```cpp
#define PFG_ENSURE_LDS(ctx, kern, lds)                                                                    \
    do {                                                                                                  \
        if ((lds) > 64 * 1024) {                                                                          \
            size_t &pfg_lds_set_ = (ctx)->lds_set[reinterpret_cast<const void *>(kern)];                  \
            if ((lds) > pfg_lds_set_) {                                                                   \
                PFG_HIP(ctx, hipFuncSetAttribute(reinterpret_cast<const void *>(kern),                    \
                                                 hipFuncAttributeMaxDynamicSharedMemorySize, (int)(lds))); \
                pfg_lds_set_ = (lds);                                                                     \
            }                                                                                             \
        }                                                                                                 \
    } while (0)

constexpr int PFG_GRID_ALL = -1, PFG_GRID_INIT = -2, PFG_GRID_FINISH = -3;
template <int MODEL, int KERNEL, typename REAL, int RNG, int NT, int PPT, int KMAX>
int launch_grid_ppt(pfg_ctx *ctx, const LaunchPlan &p, int B, const pfg_dev_problem *dp, hipStream_t st) {
    constexpr int NW = NT / pfg::WAVE;
    const int phase = p.phase;
    const dim3 grid((unsigned)p.tiles, (unsigned)B), blk(NT);
// ... 40 lines not shown
    PFG_HIP(ctx, hipGetLastError());
    return PFG_OK;
}


template <int TAG>
int ensure_exp_tab_mem(pfg_ctx *ctx, hipStream_t st) {
    static std::mutex mu;
    static std::vector<char> filled;
    std::lock_guard<std::mutex> lock(mu);
    if ((size_t)ctx->device < filled.size() && filled[(size_t)ctx->device]) return PFG_OK;
    hipStreamCaptureStatus cap = hipStreamCaptureStatusNone;
    PFG_HIP(ctx, hipStreamIsCapturing(st, &cap));
    if (cap != hipStreamCaptureStatusNone)
        return fail(ctx, PFG_ERR_INVALID, "the first launch of this kernel on a device fills its exp table and cannot be captured: run one eager launch first");
    hipLaunchKernelGGL(pfg::exp_tab_mem_fill_kernel<TAG>, dim3(1), dim3(pfg::TAB_E2_ACC), 0, st);
    PFG_HIP(ctx, hipGetLastError());
    PFG_HIP(ctx, hipStreamSynchronize(st));
    if (filled.size() <= (size_t)ctx->device) filled.resize((size_t)ctx->device + 1, 0);
    filled[(size_t)ctx->device] = 1;
    return PFG_OK;
}

template <int MODEL, int KERNEL, typename REAL, int NT, int PPT, int RNG, bool PP, int MODE, bool TRACE = true, bool SCORE1 = false>
int launch_one_t(pfg_ctx *ctx, const LaunchPlan &p, int B, const pfg_dev_problem *dp, hipStream_t st) {
    using TR = pfg::RegTraits<MODEL, KERNEL, REAL, NT, PPT, RNG, PP, MODE>;
    if constexpr (TR::TABMEM) {
        if (const int rc = ensure_exp_tab_mem<TR::EXPTAB_TAG>(ctx, st)) return rc;
    }
    return launch_kernel(ctx, pfg::pf_reg_kernel<MODEL, KERNEL, REAL, NT, PPT, RNG, PP, MODE, TRACE, SCORE1>, NT, p, B, dp, st);
}
template <int MODEL, int KERNEL, typename REAL, int NT, int PPT, int RNG, bool PP>
int launch_one(pfg_ctx *ctx, const LaunchPlan &p, int B, const pfg_dev_problem *dp, hipStream_t st) {
    if constexpr (reg_score1_twin(MODEL, RNG, sizeof(REAL) == 8, NT, PPT, PP))
        if (p.score1) return launch_one_t<MODEL, KERNEL, REAL, NT, PPT, RNG, PP, pfg::MODE_PLAIN, false, true>(ctx, p, B, dp, st);
    if (!p.traced) return launch_one_t<MODEL, KERNEL, REAL, NT, PPT, RNG, PP, pfg::MODE_PLAIN, false>(ctx, p, B, dp, st);
    return launch_one_t<MODEL, KERNEL, REAL, NT, PPT, RNG, PP, pfg::MODE_PLAIN, true>(ctx, p, B, dp, st);
}
template <int MODEL, int KERNEL, typename REAL, int RNG>
int launch_v(pfg_ctx *ctx, const LaunchPlan &p, int B, const pfg_dev_problem *dp, hipStream_t st) {
#define PFG_ENTRY(NT_, PPT_, PP_)                                                                 \
    if constexpr (reg_entry_built(MODEL, RNG, sizeof(REAL) == 8, NT_, PPT_, PP_))                \
        if (p.nt == NT_ && p.ppt == PPT_ && p.pp == PP_) return launch_one<MODEL, KERNEL, REAL, NT_, PPT_, RNG, PP_>(ctx, p, B, dp, st);
    PFG_ENTRY(256, 1, true) PFG_ENTRY(256, 4, true) PFG_ENTRY(256, 4, false) PFG_ENTRY(1024, 1, true) PFG_ENTRY(64, 2, true)
    PFG_ENTRY(1024, 4, false) PFG_ENTRY(64, 4, true) PFG_ENTRY(512, 2, false)
    PFG_ENTRY(64, 2, false) PFG_ENTRY(64, 4, false)
#undef PFG_ENTRY
    return fail(ctx, PFG_ERR_INVALID, "the launch plan names no kernel of this unit");
}

template <int MODEL, int KERNEL, typename REAL, int RNG, int MODE>
// ... 88 lines not shown
```

stochastic-gradient-mcmc-for-non-linear-state-models---mth422_amd/csrc/pfg_math.hpp:

```cpp
#pragma once
#include <hip/hip_runtime.h>
#include <stdint.h>
#include <type_traits>
#include "pfgrad.h"

namespace pfg {

constexpr int WAVE = 64;
constexpr int MODE_PLAIN = 0, MODE_PARIS = 1, MODE_SYSTEMATIC = 2, MODE_N2 = 3, MODE_STRATIFIED = 4, MODE_ADAPTIVE = 5;
__host__ __device__ inline float ess_threshold_of(int32_t reserved) { return __builtin_bit_cast(float, reserved); }
constexpr double LOG_2PI = 1.8378770664093453;

template <class T> using gptr = T __attribute__((address_space(1))) *;
template <class T> __device__ __forceinline__ gptr<T> global_ptr(T *p) { return (gptr<T>)p; }
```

※ ※ ※

## Exercise description
Please set down the entire listing once more, exactly as it stands.

## Completed exercise
```cpp
#define PFG_ENSURE_LDS(ctx, kern, lds)                                                                    \
    do {                                                                                                  \
        if ((lds) > 64 * 1024) {                                                                          \
            size_t &pfg_lds_set_ = (ctx)->lds_set[reinterpret_cast<const void *>(kern)];                  \
            if ((lds) > pfg_lds_set_) {                                                                   \
                PFG_HIP(ctx, hipFuncSetAttribute(reinterpret_cast<const void *>(kern),                    \
                                                 hipFuncAttributeMaxDynamicSharedMemorySize, (int)(lds))); \
                pfg_lds_set_ = (lds);                                                                     \
            }                                                                                             \
        }                                                                                                 \
    } while (0)

constexpr int PFG_GRID_ALL = -1, PFG_GRID_INIT = -2, PFG_GRID_FINISH = -3;
template <int MODEL, int KERNEL, typename REAL, int RNG, int NT, int PPT, int KMAX>
int launch_grid_ppt(pfg_ctx *ctx, const LaunchPlan &p, int B, const pfg_dev_problem *dp, hipStream_t st) {
    constexpr int NW = NT / pfg::WAVE;
    const int phase = p.phase;
    const dim3 grid((unsigned)p.tiles, (unsigned)B), blk(NT);
// ... 40 lines not shown
    PFG_HIP(ctx, hipGetLastError());
    return PFG_OK;
}


template <int TAG>
int ensure_exp_tab_mem(pfg_ctx *ctx, hipStream_t st) {
    static std::mutex mu;
    static std::vector<char> filled;
    std::lock_guard<std::mutex> lock(mu);
    if ((size_t)ctx->device < filled.size() && filled[(size_t)ctx->device]) return PFG_OK;
    hipStreamCaptureStatus cap = hipStreamCaptureStatusNone;
    PFG_HIP(ctx, hipStreamIsCapturing(st, &cap));
    if (cap != hipStreamCaptureStatusNone)
        return fail(ctx, PFG_ERR_INVALID, "the first launch of this kernel on a device fills its exp table and cannot be captured: run one eager launch first");
    hipLaunchKernelGGL(pfg::exp_tab_mem_fill_kernel<TAG>, dim3(1), dim3(pfg::TAB_E2_ACC), 0, st);
    PFG_HIP(ctx, hipGetLastError());
    PFG_HIP(ctx, hipStreamSynchronize(st));
    if (filled.size() <= (size_t)ctx->device) filled.resize((size_t)ctx->device + 1, 0);
    filled[(size_t)ctx->device] = 1;
    return PFG_OK;
}

template <int MODEL, int KERNEL, typename REAL, int NT, int PPT, int RNG, bool PP, int MODE, bool TRACE = true, bool SCORE1 = false>
int launch_one_t(pfg_ctx *ctx, const LaunchPlan &p, int B, const pfg_dev_problem *dp, hipStream_t st) {
    using TR = pfg::RegTraits<MODEL, KERNEL, REAL, NT, PPT, RNG, PP, MODE>;
    if constexpr (TR::TABMEM) {
        if (const int rc = ensure_exp_tab_mem<TR::EXPTAB_TAG>(ctx, st)) return rc;
    }
    return launch_kernel(ctx, pfg::pf_reg_kernel<MODEL, KERNEL, REAL, NT, PPT, RNG, PP, MODE, TRACE, SCORE1>, NT, p, B, dp, st);
}
template <int MODEL, int KERNEL, typename REAL, int NT, int PPT, int RNG, bool PP>
int launch_one(pfg_ctx *ctx, const LaunchPlan &p, int B, const pfg_dev_problem *dp, hipStream_t st) {
    if constexpr (reg_score1_twin(MODEL, RNG, sizeof(REAL) == 8, NT, PPT, PP))
        if (p.score1) return launch_one_t<MODEL, KERNEL, REAL, NT, PPT, RNG, PP, pfg::MODE_PLAIN, false, true>(ctx, p, B, dp, st);
    if (!p.traced) return launch_one_t<MODEL, KERNEL, REAL, NT, PPT, RNG, PP, pfg::MODE_PLAIN, false>(ctx, p, B, dp, st);
    return launch_one_t<MODEL, KERNEL, REAL, NT, PPT, RNG, PP, pfg::MODE_PLAIN, true>(ctx, p, B, dp, st);
}
template <int MODEL, int KERNEL, typename REAL, int RNG>
int launch_v(pfg_ctx *ctx, const LaunchPlan &p, int B, const pfg_dev_problem *dp, hipStream_t st) {
#define PFG_ENTRY(NT_, PPT_, PP_)                                                                 \
    if constexpr (reg_entry_built(MODEL, RNG, sizeof(REAL) == 8, NT_, PPT_, PP_))                \
        if (p.nt == NT_ && p.ppt == PPT_ && p.pp == PP_) return launch_one<MODEL, KERNEL, REAL, NT_, PPT_, RNG, PP_>(ctx, p, B, dp, st);
    PFG_ENTRY(256, 1, true) PFG_ENTRY(256, 4, true) PFG_ENTRY(256, 4, false) PFG_ENTRY(1024, 1, true) PFG_ENTRY(64, 2, true)
    PFG_ENTRY(1024, 4, false) PFG_ENTRY(64, 4, true) PFG_ENTRY(512, 2, false)
    PFG_ENTRY(64, 2, false) PFG_ENTRY(64, 4, false)
#undef PFG_ENTRY
    return fail(ctx, PFG_ERR_INVALID, "the launch plan names no kernel of this unit");
}

template <int MODEL, int KERNEL, typename REAL, int RNG, int MODE>
// ... 88 lines not shown
```

stochastic-gradient-mcmc-for-non-linear-state-models---mth422_amd/csrc/pfg_math.hpp:

```cpp
#pragma once
#include <hip/hip_runtime.h>
#include <stdint.h>
#include <type_traits>
#include "pfgrad.h"

namespace pfg {

constexpr int WAVE = 64;
constexpr int MODE_PLAIN = 0, MODE_PARIS = 1, MODE_SYSTEMATIC = 2, MODE_N2 = 3, MODE_STRATIFIED = 4, MODE_ADAPTIVE = 5;
__host__ __device__ inline float ess_threshold_of(int32_t reserved) { return __builtin_bit_cast(float, reserved); }
constexpr double LOG_2PI = 1.8378770664093453;

template <class T> using gptr = T __attribute__((address_space(1))) *;
template <class T> __device__ __forceinline__ gptr<T> global_ptr(T *p) { return (gptr<T>)p; }
```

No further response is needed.